Which is divided into the following key parts,
- Scanner a Scanner(
scanner.ts
) - Parser Parser(
parser.ts
) - Binder Binder(
binder.ts
) - The Checker Checker(
checker.ts
) - Emitter launcher(
emitter.ts
)
Each section has a separate file in the source file, and its role in the compilation process will be explained later.
An overview of
The figure above briefly illustrates how the TypeScript compiler puts these key pieces together:
- Source ~ scanner ~ Token Data Stream ~ Parser -> AST
- AST ~ Binder -> Symbols
- AST(Abstract Syntax tree) + Symbols ~ checker(checker) -> Type checking
- AST + Checker ~ Emitter -> JS code
Flow 1: Source => AST
Source ~ scanner ~ Token Data Stream ~ Parser -> AST
Typescript’s scanner is located in scanner.ts, and its parser is located in Parser.ts. Internally, the Scanner is controlled by the Parser, which converts source code into an abstract syntax tree (AST). The process is as follows:
By analogy with the common AST generation process, the scanner stage can be simply likened to the lexical analysis process and the parser stage to the grammatical analysis process.
For details about AST abstract syntax trees, see AST Abstract Syntax Trees.

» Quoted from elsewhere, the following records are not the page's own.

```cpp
__global__ __launch_bounds__(512, 2) void conv1x1_sxpc(const SxpcArgs p) {
    extern __shared__ __attribute__((aligned(16))) char smem[];
    const int tid = threadIdx.x, lane = tid & 63;
    const int wave = __builtin_amdgcn_readfirstlane(tid >> 6);
    const bool consumer = wave < 4;
    const int n = p.nchunks;

    const XcdTiles xt = xcd_tiles(p.total_tiles);
    const int ntiles = xt.ntiles, S = xt.stride;
    if (ntiles == 0) return;
    const int tile0 = xt.tile0();
    const size_t row_bytes = (size_t)p.C * 4, out_row = (size_t)p.K * 4;
    const int total_chunks = ntiles * n;

    if (!consumer) {
        const int ptid = tid - 256;
        unsigned goff[NP];
        LDSQ char* lp[NP];
#pragma unroll
        for (int r = 0; r < NP; ++r) {
            const int row = (ptid >> 4) + 16 * r;
            goff[r] = (unsigned)(row * p.C * 4 + (ptid & 15) * 16);
            lp[r] = (LDSQ char*)smem + row * ROWB + (ptid & 15) * 8;
        }
        f32x4 rq[2][NP];
        int tile = tile0, ck = 0, tiles_left = ntiles;
        auto x_desc = [&](const int tl) {
            const int tm = fdivu(tl, p.tiles_n, p.m_tiles_n);
            const int row0 = tm * BM;
            const int rows = tiles_left > 0 ? min(BM, p.M - row0) : 0;
            return __builtin_amdgcn_make_buffer_rsrc((void*)((const char*)p.x + (size_t)(tiles_left > 0 ? row0 : 0) * row_bytes), 0,
                                                     (int)(rows * row_bytes), 0x00020000);
        };
        __amdgpu_buffer_rsrc_t rs = x_desc(tile);
        auto request = [&](f32x4 (&dst)[NP]) {
#pragma unroll
            for (int r = 0; r < NP; ++r)
                dst[r] = __builtin_bit_cast(f32x4, __builtin_amdgcn_raw_buffer_load_b128(rs, (SEAM_SXPC_ABL & 1) ? kOob : goff[r], ck * (CK * 4), 0));
            if (++ck == n) {
                ck = 0;
                tile += S;
                --tiles_left;
                rs = x_desc(tile);
            }
        };
        auto store_chunk = [&](const f32x4 (&src)[NP], const int buf) {
            if (SEAM_SXPC_ABL & 1) return;
#pragma unroll
            for (int r = 0; r < NP; ++r) {
                u32x2 q0, q1, q2;
                if (SEAM_SXPC_ABL & 4) {
                    q0[0] = __builtin_bit_cast(unsigned, src[r][0]); q0[1] = __builtin_bit_cast(unsigned, src[r][1]);
                    q1[0] = __builtin_bit_cast(unsigned, src[r][2]); q1[1] = __builtin_bit_cast(unsigned, src[r][3]); q2 = q0;
                } else {
                    split3_bf16(src[r], q0, q1, q2);
                }
                *reinterpret_cast<u32x2 LDSQ*>(lp[r] + buf * ABUF) = q0;
                *reinterpret_cast<u32x2 LDSQ*>(lp[r] + buf * ABUF + PLB) = q1;
                *reinterpret_cast<u32x2 LDSQ*>(lp[r] + buf * ABUF + 2 * PLB) = q2;
            }
        };
        request(rq[0]);
        request(rq[1]);
        store_chunk(rq[0], 0);
        request(rq[0]);
        LDS_BAR();
        for (int c = 0; c < total_chunks; c += 2) {
            store_chunk(rq[1], 1);
            request(rq[1]);
            LDS_BAR();
            if (c + 1 >= total_chunks) break;
            store_chunk(rq[0], 0);
            request(rq[0]);
            LDS_BAR();
        }
    } else {
// ... 119 lines not shown
                }
                auto put = [&](const int m) {
#pragma unroll
                    for (int qd = 0; qd < 4; ++qd)
                        *reinterpret_cast<f32x4 LDSQ*>(tw + (m & 1) * TBUF + qd * 32) =
                            f32x4{acc[m][4 * qd], acc[m][4 * qd + 1], acc[m][4 * qd + 2], acc[m][4 * qd + 3]};
                };
                put(0);
#pragma unroll
                for (int m = 0; m < 4; ++m) {
                    if (m + 1 < 4) put(m + 1);
#pragma unroll
                    for (int i = 0; i < 4; ++i) {
                        f32x4 v = *reinterpret_cast<const f32x4 LDSQ*>(tr + (m & 1) * TBUF + i * (8 * TROW));
                        v = v * sc + sh;
                        if (RES) v += rv[m][i];
                        if (RELU) {
#pragma unroll
                            for (int e = 0; e < 4; ++e) v[e] = fmaxf(v[e], 0.f);
                        }
                        __builtin_amdgcn_raw_buffer_store_b128(__builtin_bit_cast(u32x4, v), y_rsrc, ocol + m * K32 + i * K8, 0, 0);
                    }
                }
            };
            if (p.res) {
                if (p.relu) finish_tile(std::true_type{}, std::true_type{}); else finish_tile(std::true_type{}, std::false_type{});
            } else {
                if (p.relu) finish_tile(std::false_type{}, std::true_type{}); else finish_tile(std::false_type{}, std::false_type{});
            }
        }
    }
}

__global__ void sxpc_pack_kernel(const float* __restrict__ w, unsigned short* __restrict__ out, int K, int C) {
    const size_t total = (size_t)K * C / 8;
    for (size_t i = (size_t)blockIdx.x * blockDim.x + threadIdx.x; i < total; i += (size_t)gridDim.x * blockDim.x)
        seam_pack::sxpc_item(w, out, i, C);
}

int sxpc_plan(SxpcArgs& a, long long M, int C, int K) {
    if (M <= 0 || C < 256 || (C % CK) || K < 128 || (K % 128)) return 1;
    if ((unsigned long long)BM * C * 4 >= kOob || (unsigned long long)BM * K * 4 >= kOob) return 1;
    if ((unsigned long long)(C / 16) * 3072 >= kOob) return 1;
    const long long tiles_m = (M + BM - 1) / BM;
    const long long total = tiles_m * (K / 128);
    if (total >= (1LL << 24) || M >= (1LL << 31)) return 1;
    a.M = (int)M; a.C = C; a.K = K;
    a.tiles_n = K / 128; a.nchunks = C / CK; a.total_tiles = (int)total;
    if (!seam_fastdiv::exact(a.tiles_n, 2ull * total + (1ull << 16))) return 1;
    a.m_tiles_n = seam_fastdiv::magic(a.tiles_n);
    return 0;
}

}

extern "C" {

int seam_conv1x1_sxpc_supported(long long M, int C, int K) {
    SxpcArgs a;
    return sxpc_plan(a, M, C, K) == 0 ? 1 : 0;
}

long long seam_conv1x1_sxpc_weight_bytes(int K, int C) { return (long long)K * C * 6; }

int seam_pack_conv1x1_weight_sxpc(const float* w, void* w_packed, int K, int C, void* stream) {
    SxpcArgs a;
    if (sxpc_plan(a, 1, C, K)) return (int)hipErrorInvalidValue;
    const size_t total = (size_t)K * C / 8;
    const unsigned grid = seam_launch::grid256(total);
    hipLaunchKernelGGL(sxpc_pack_kernel, dim3(grid), dim3(256), 0, (hipStream_t)stream, w, (unsigned short*)w_packed, K, C);
    return (int)hipGetLastError();
}

int seam_conv1x1_sxpc(const float* x, const void* w_packed, const float* scale, const float* shift, const float* residual, float* y,
                      long long M, int C, int K, int relu, void* stream) {
    SxpcArgs a;
    if ((relu != 0 && relu != 1) || sxpc_plan(a, M, C, K)) return (int)hipErrorInvalidValue;
    a.x = x; a.w = w_packed; a.scale = scale; a.shift = shift; a.res = residual; a.y = y; a.relu = relu;
    int ncu;
    const hipError_t e = seam_launch::prepare<conv1x1_sxpc>(LDS_BYTES, &ncu);
    if (e != hipSuccess) return (int)e;
    const unsigned grid = (unsigned)(a.total_tiles > ncu ? ncu : a.total_tiles);
    hipLaunchKernelGGL(conv1x1_sxpc, dim3(grid), dim3(512), LDS_BYTES, (hipStream_t)stream, a);
    return (int)hipGetLastError();
}

}
```

seam-match-rcnn_amd/models/detection.py:

```python
from __future__ import annotations

import math
from collections import OrderedDict
from typing import List, Sequence, Tuple

import numpy as np
import torch
import torch.nn.functional as F
from torch import nn

from .. import ops

RESNET50_LAYERS = ((3, 64, 1), (4, 128, 2), (6, 256, 2), (3, 512, 2))
BBOX_XFORM_CLIP = math.log(1000.0 / 16)
NMS_MAX_BOXES = 16384


import os as _os


def _key(params, dtype=None) -> tuple:
    return tuple((p.data_ptr(), p._version) for p in params) + (dtype,)


def cdt(module):
    return getattr(module, "compute_dtype", torch.float32)


def adt(module) -> torch.dtype:
    return torch.float16 if cdt(module) == torch.float16 else torch.float32


SPLIT_F32 = _os.environ.get("SEAM_SPLIT_F32", "1") != "0"
SPLIT_DTYPE = {"6": ops.SX6, "9": ops.SX9}[_os.environ.get("SEAM_SPLIT_TERMS", "6")]
SPLIT_C3_MIN_C = 256
SPLIT_CLASSES = frozenset(c for c in _os.environ.get("SEAM_SPLIT_CLASSES", "c1,c3,c2s2").split(",") if c)


def split_on(module) -> bool:
    return (SPLIT_F32 and getattr(module, "split_f32", True) and cdt(module) == torch.float32 and not module.training
            and not torch.is_grad_enabled())


def set_split_f32(model: nn.Module, on: bool) -> nn.Module:
    for m in model.modules():
        m.split_f32 = bool(on)
    return model


def set_compute_dtype(model: nn.Module, dtype) -> nn.Module:
    if dtype not in (torch.float32, torch.float16, ops.BX3):
        raise ValueError('compute dtype must be torch.float32, torch.float16 or "bf16x3"')
    for m in model.modules():
        m.compute_dtype = dtype
    return model


def resized_size(h: int, w: int, min_size: int = 800, max_size: int = 1333) -> Tuple[int, int, float]:
    scale = min(float(min_size) / float(min(h, w)), float(max_size) / float(max(h, w)))
    return int(math.floor(float(h) * scale)), int(math.floor(float(w) * scale)), scale
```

The use of Scanner by the Parser
Set the initial state via parseSourceFile and hand the work to the parseSourceFileWorker function.
parseSourceFile
export function parseSourceFile(fileName: string, sourceText: string, languageVersion: ScriptTarget, syntaxCursor: IncrementalParser.SyntaxCursor | undefined, setParentNodes = false, scriptKind? : ScriptKind) :SourceFile {
scriptKind = ensureScriptKind(fileName, scriptKind);
// Initialization state
if (scriptKind === ScriptKind.JSON) {
const result = parseJsonText(fileName, sourceText, languageVersion, syntaxCursor, setParentNodes);
convertToObjectWorker(result, result.parseDiagnostics, /*returnValue*/ false./*knownRootOptions*/ undefined./*jsonConversionNotifier*/ undefined);
result.referencedFiles = emptyArray;
result.typeReferenceDirectives = emptyArray;
result.libReferenceDirectives = emptyArray;
result.amdDependencies = emptyArray;
result.hasNoDefaultLib = false;
result.pragmas = emptyMap;
return result;
}
// Prepare the scanner state
initializeState(sourceText, languageVersion, syntaxCursor, scriptKind);
// Pass the work to parseSourceFileWorker
const result = parseSourceFileWorker(fileName, languageVersion, setParentNodes, scriptKind);
clearState();
return result;
}
Copy the code
parseSourceFileWorker
The function creates a SourceFile AST node and then parses the source code from the parseStatement function. Once the result is returned, refine the SourceFile node with additional information (such as nodeCount, identifierCount, and so on).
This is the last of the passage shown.